■ **Your instructions**: Only the lines holding "void" are wanted. Copy every one from the records below.

*****

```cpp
#include "mpc_wave_rows.inc"
#include "mpc_wave_passes.inc"
#include "mpc_wave_sweeps.inc"
#include "mpc_wave_pit.inc"
#include "mpc_wave_step.inc"
#include "mpc_wave_solve.inc"
#undef MPC_PHASE_LANE
};

}
```
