@@ -2109,14 +2242,24 @@
 
 void prove(const float *q, const float *docs, int64_t nq, int64_t dim, int64_t k, const TopkGeom &gp, uint32_t id_base,
            const SearchState &st, const QuerySide &qs, unsigned long long *top, float c1, float c2, const unsigned int *bits,
-           const float *dnorms, unsigned int *err_bits, const float *acc_k, int upper_keys, hipStream_t stream) {
+           const float *dnorms, unsigned int *err_bits, const float *acc_k, int upper_keys, bool summary, float *out_score,
+           int64_t *out_id, hipStream_t stream) {
   const int kp = gp.k, P = next_pow2(kp < 64 ? 64 : kp);
-  const long long waves = nq * (long long)((kp + 63) / 64);
-  hipLaunchKernelGGL(rescore_rows_kernel, dim3((unsigned)((waves + 3) / 4)), dim3(256), 0, stream, q, docs, (int)dim, st.buf,
-                     gp.S, kp, (int)nq, (unsigned int)id_base, qs.norm, qs.inv, qs.shift, c1, c2, bits, dnorms, err_bits, qs.delta,
-                     qs.n16, acc_k, upper_keys);
-  hipLaunchKernelGGL(rescore_finish_kernel, dim3((unsigned)nq), dim3(256), (size_t)P * 8, stream, st.buf, gp.S, (int)k, kp,
-                     st.tau, qs.norm, qs.inv, qs.shift, c1, c2, bits, st.failed, top, (int)k, qs.delta, qs.n16);
+  int n_cu = 256;
+  {
+    int dev = 0, v = 0;
+    if (hipGetDevice(&dev) == hipSuccess && hipDeviceGetAttribute(&v, hipDeviceAttributeMultiprocessorCount, dev) == hipSuccess && v >= 8)
+      n_cu = v;
+  }
+  const int64_t wpq = (kp + 63) / 64;
+  int64_t G = (4 * (int64_t)n_cu + nq - 1) / nq;
+  if (G > (wpq + 3) / 4) G = (wpq + 3) / 4;
+  if (G < 1) G = 1;
+  const size_t lds = (size_t)P * 8 > PROVE_TILE_BYTES ? (size_t)P * 8 : PROVE_TILE_BYTES;
+  hipLaunchKernelGGL(prove_kernel, dim3((unsigned)(nq * G)), dim3(256), lds, stream, q, docs, (int)dim, st.buf, gp.S, (int)k, kp,
+                     (int)G, (unsigned int)id_base, st.count, st.tau, qs.norm, qs.inv, qs.shift, c1, c2, bits, dnorms, err_bits,
+                     qs.delta, qs.n16, acc_k, upper_keys, st.failed, summary ? qs.fail_word : (unsigned int *)nullptr, top, out_score,
+                     reinterpret_cast<long long *>(out_id));
 }
 }
 
@@ -2151,30 +2294,31 @@
   hipLaunchKernelGGL(split_queries_f16_kernel, dim3((unsigned)(image_rows(nq) / 4)), dim3(256), 0, stream, q, (long long)nq,
                      (int)dim, (int)dimp, iv.mu, iv.scal, reinterpret_cast<_Float16 *>(qs.image), qs.norm, qs.inv, qs.shift, qs.delta,
                      qs.n16);
-  int64_t launches = run_pass({PassKind::F16Image, qs.image, nq, iv.image, nd, (int)dimp, gp, (uint32_t)id_offset, st, false, cand}, stream);
+  MEVI_HIP_CHECK(hipMemsetAsync(qs.err_bits, 0, 4, stream));
+  MEVI_HIP_CHECK(hipMemsetAsync(qs.fail_word, 0, 4, stream));
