template <typename TI, typename TO, int MAXV>
__global__ __launch_bounds__(256) void norm_kernel(NormArgs p) {
    const int lane = threadIdx.x & 63;
    const long row = (long)blockIdx.x * 4 + (threadIdx.x >> 6);
    if (row >= p.rows) return;
    const TI* x = reinterpret_cast<const TI*>(p.in) + row * p.in_stride;
    TO* y = reinterpret_cast<TO*>(p.out) + row * p.out_stride;
    const int nv = p.D >> 2;
    float4 v[MAXV];
    float s = 0.f;
#pragma unroll
    for (int i = 0; i < MAXV; ++i) {
        const int idx = i * 64 + lane;
        if (idx < nv) {
            v[i] = load4(x + idx * 4);
            s += (v[i].x + v[i].y) + (v[i].z + v[i].w);
        } else {
            v[i] = make_float4(0.f, 0.f, 0.f, 0.f);
        }
    }
    float mean = 0.f;
    if (!p.rms) mean = wave_sum(s) / (float)p.D;
    float ss = 0.f;
#pragma unroll
    for (int i = 0; i < MAXV; ++i) {
        const int idx = i * 64 + lane;
        if (idx < nv) {
            const float a = v[i].x - mean, b = v[i].y - mean, c = v[i].z - mean, d = v[i].w - mean;
            ss += (a * a + b * b) + (c * c + d * d);
        }
    }
    const float var = wave_sum(ss) / (float)p.D;
    const float rstd = p.rms ? rsqrtf(var + p.eps) : 1.0f / sqrtf(var + p.eps);
    const float ps = p.post_scale ? p.post_scale[0] : 1.f;
    const float pb = p.post_shift ? p.post_shift[0] : 0.f;
    const bool post = p.post_scale || p.post_shift;
#pragma unroll
    for (int i = 0; i < MAXV; ++i) {
        const int idx = i * 64 + lane;
        if (idx < nv) {
            float4 o = make_float4((v[i].x - mean) * rstd, (v[i].y - mean) * rstd, (v[i].z - mean) * rstd, (v[i].w - mean) * rstd);
            if (p.w) {
                const float4 w = *reinterpret_cast<const float4*>(p.w + idx * 4);
                o.x *= w.x; o.y *= w.y; o.z *= w.z; o.w *= w.w;
            }
            if (p.b) {
                const float4 b = *reinterpret_cast<const float4*>(p.b + idx * 4);
                o.x += b.x; o.y += b.y; o.z += b.z; o.w += b.w;
            }
            if (post) { o.x = o.x * ps + pb; o.y = o.y * ps + pb; o.z = o.z * ps + pb; o.w = o.w * ps + pb; }
            if (p.act == 1) { o.x = gelu_erf(o.x); o.y = gelu_erf(o.y); o.z = gelu_erf(o.z); o.w = gelu_erf(o.w); }
            store4(y + idx * 4, o);
        }
    }
}

template <typename TI, typename TO, int MAXV, int WPR = 4>
__global__ __launch_bounds__(256) void norm_block_kernel(NormArgs p) {
    __shared__ float red[2][4];
    constexpr int TPR = WPR * 64;
    const int tid = threadIdx.x, lane = tid & 63, wv = tid >> 6;
    const int sub = wv / WPR, t = tid - sub * TPR;
    const long row = (long)blockIdx.x * (4 / WPR) + sub;
    const bool live = row < p.rows;
    const TI* x = reinterpret_cast<const TI*>(p.in) + (live ? row : 0) * p.in_stride;
    TO* y = reinterpret_cast<TO*>(p.out) + (live ? row : 0) * p.out_stride;
    const int nv = p.D >> 2;
    float4 v[MAXV];
    float s = 0.f;
#pragma unroll
    for (int i = 0; i < MAXV; ++i) {
        const int idx = i * TPR + t;
        if (idx < nv && live) {
            v[i] = load4(x + idx * 4);
            s += (v[i].x + v[i].y) + (v[i].z + v[i].w);
        } else {
            v[i] = make_float4(0.f, 0.f, 0.f, 0.f);
        }
    }
    auto row_sum = [&](float part, int slot) -> float {
        part = wave_sum(part);
        if (lane == 0) red[slot][wv] = part;
        __syncthreads();
        float tot = red[slot][sub * WPR];
#pragma unroll
        for (int k = 1; k < WPR; ++k) tot += red[slot][sub * WPR + k];
        return tot;
    };
    float mean = 0.f;
    if (!p.rms) mean = row_sum(s, 0) / (float)p.D;
    float ss = 0.f;
#pragma unroll
    for (int i = 0; i < MAXV; ++i) {
        const int idx = i * TPR + t;
        if (idx < nv && live) {
            const float a = v[i].x - mean, b = v[i].y - mean, c = v[i].z - mean, d = v[i].w - mean;
            ss += (a * a + b * b) + (c * c + d * d);
        }
    }
    const float var = row_sum(ss, 1) / (float)p.D;
    const float rstd = p.rms ? rsqrtf(var + p.eps) : 1.0f / sqrtf(var + p.eps);
    const float ps = p.post_scale ? p.post_scale[0] : 1.f;
    const float pb = p.post_shift ? p.post_shift[0] : 0.f;
    const bool post = p.post_scale || p.post_shift;
    if (!live) return;
#pragma unroll
    for (int i = 0; i < MAXV; ++i) {
        const int idx = i * TPR + t;
        if (idx < nv) {
            float4 o = make_float4((v[i].x - mean) * rstd, (v[i].y - mean) * rstd, (v[i].z - mean) * rstd, (v[i].w - mean) * rstd);
            if (p.w) {
                const float4 w = *reinterpret_cast<const float4*>(p.w + idx * 4);
                o.x *= w.x; o.y *= w.y; o.z *= w.z; o.w *= w.w;
            }
            if (p.b) {
                const float4 b = *reinterpret_cast<const float4*>(p.b + idx * 4);
                o.x += b.x; o.y += b.y; o.z += b.z; o.w += b.w;
            }
            if (post) { o.x = o.x * ps + pb; o.y = o.y * ps + pb; o.z = o.z * ps + pb; o.w = o.w * ps + pb; }
            if (p.act == 1) { o.x = gelu_erf(o.x); o.y = gelu_erf(o.y); o.z = gelu_erf(o.z); o.w = gelu_erf(o.w); }
            store4(y + idx * 4, o);
        }
    }
}

template <typename TI, typename TO>
__global__ __launch_bounds__(256) void norm_narrow_kernel(NormArgs p) {
    const int lane = threadIdx.x & 63, sub = lane & 15;
    const long row = ((long)blockIdx.x * 4 + (threadIdx.x >> 6)) * 4 + (lane >> 4);
    const int nv = p.D >> 2;
    const bool on = row < p.rows && sub < nv;
    const TI* x = reinterpret_cast<const TI*>(p.in) + (on ? row : 0) * p.in_stride;
    float4 v = make_float4(0.f, 0.f, 0.f, 0.f);
    if (on) v = load4(x + sub * 4);
    float s = (v.x + v.y) + (v.z + v.w);
    float mean = 0.f;
    if (!p.rms) {
        for (int o = 8; o > 0; o >>= 1) s += __shfl_xor(s, o, 64);
        mean = s / (float)p.D;
    }
    float ss = 0.f;
    if (on) {
        const float a = v.x - mean, b = v.y - mean, c = v.z - mean, d = v.w - mean;
        ss = (a * a + b * b) + (c * c + d * d);
    }
    for (int o = 8; o > 0; o >>= 1) ss += __shfl_xor(ss, o, 64);
    const float var = ss / (float)p.D;
    const float rstd = p.rms ? rsqrtf(var + p.eps) : 1.0f / sqrtf(var + p.eps);
    if (!on) return;
    float4 o = make_float4((v.x - mean) * rstd, (v.y - mean) * rstd, (v.z - mean) * rstd, (v.w - mean) * rstd);
    if (p.w) {
        const float4 w = *reinterpret_cast<const float4*>(p.w + sub * 4);
        o.x *= w.x; o.y *= w.y; o.z *= w.z; o.w *= w.w;
    }
    if (p.b) {
        const float4 b = *reinterpret_cast<const float4*>(p.b + sub * 4);
        o.x += b.x; o.y += b.y; o.z += b.z; o.w += b.w;
    }
    if (p.post_scale || p.post_shift) {
        const float ps = p.post_scale ? p.post_scale[0] : 1.f, pb = p.post_shift ? p.post_shift[0] : 0.f;
        o.x = o.x * ps + pb; o.y = o.y * ps + pb; o.z = o.z * ps + pb; o.w = o.w * ps + pb;
    }
    if (p.act == 1) { o.x = gelu_erf(o.x); o.y = gelu_erf(o.y); o.z = gelu_erf(o.z); o.w = gelu_erf(o.w); }
    store4(reinterpret_cast<TO*>(p.out) + row * p.out_stride + sub * 4, o);
}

*****

■ **Answer below**:
 void prove(const float *q, const float *docs, int64_t nq, int64_t dim, int64_t k, const TopkGeom &gp, uint32_t id_base,
__global__ __launch_bounds__(256) void norm_kernel(NormArgs p) {
__global__ __launch_bounds__(256) void norm_block_kernel(NormArgs p) {
__global__ __launch_bounds__(256) void norm_narrow_kernel(NormArgs p) {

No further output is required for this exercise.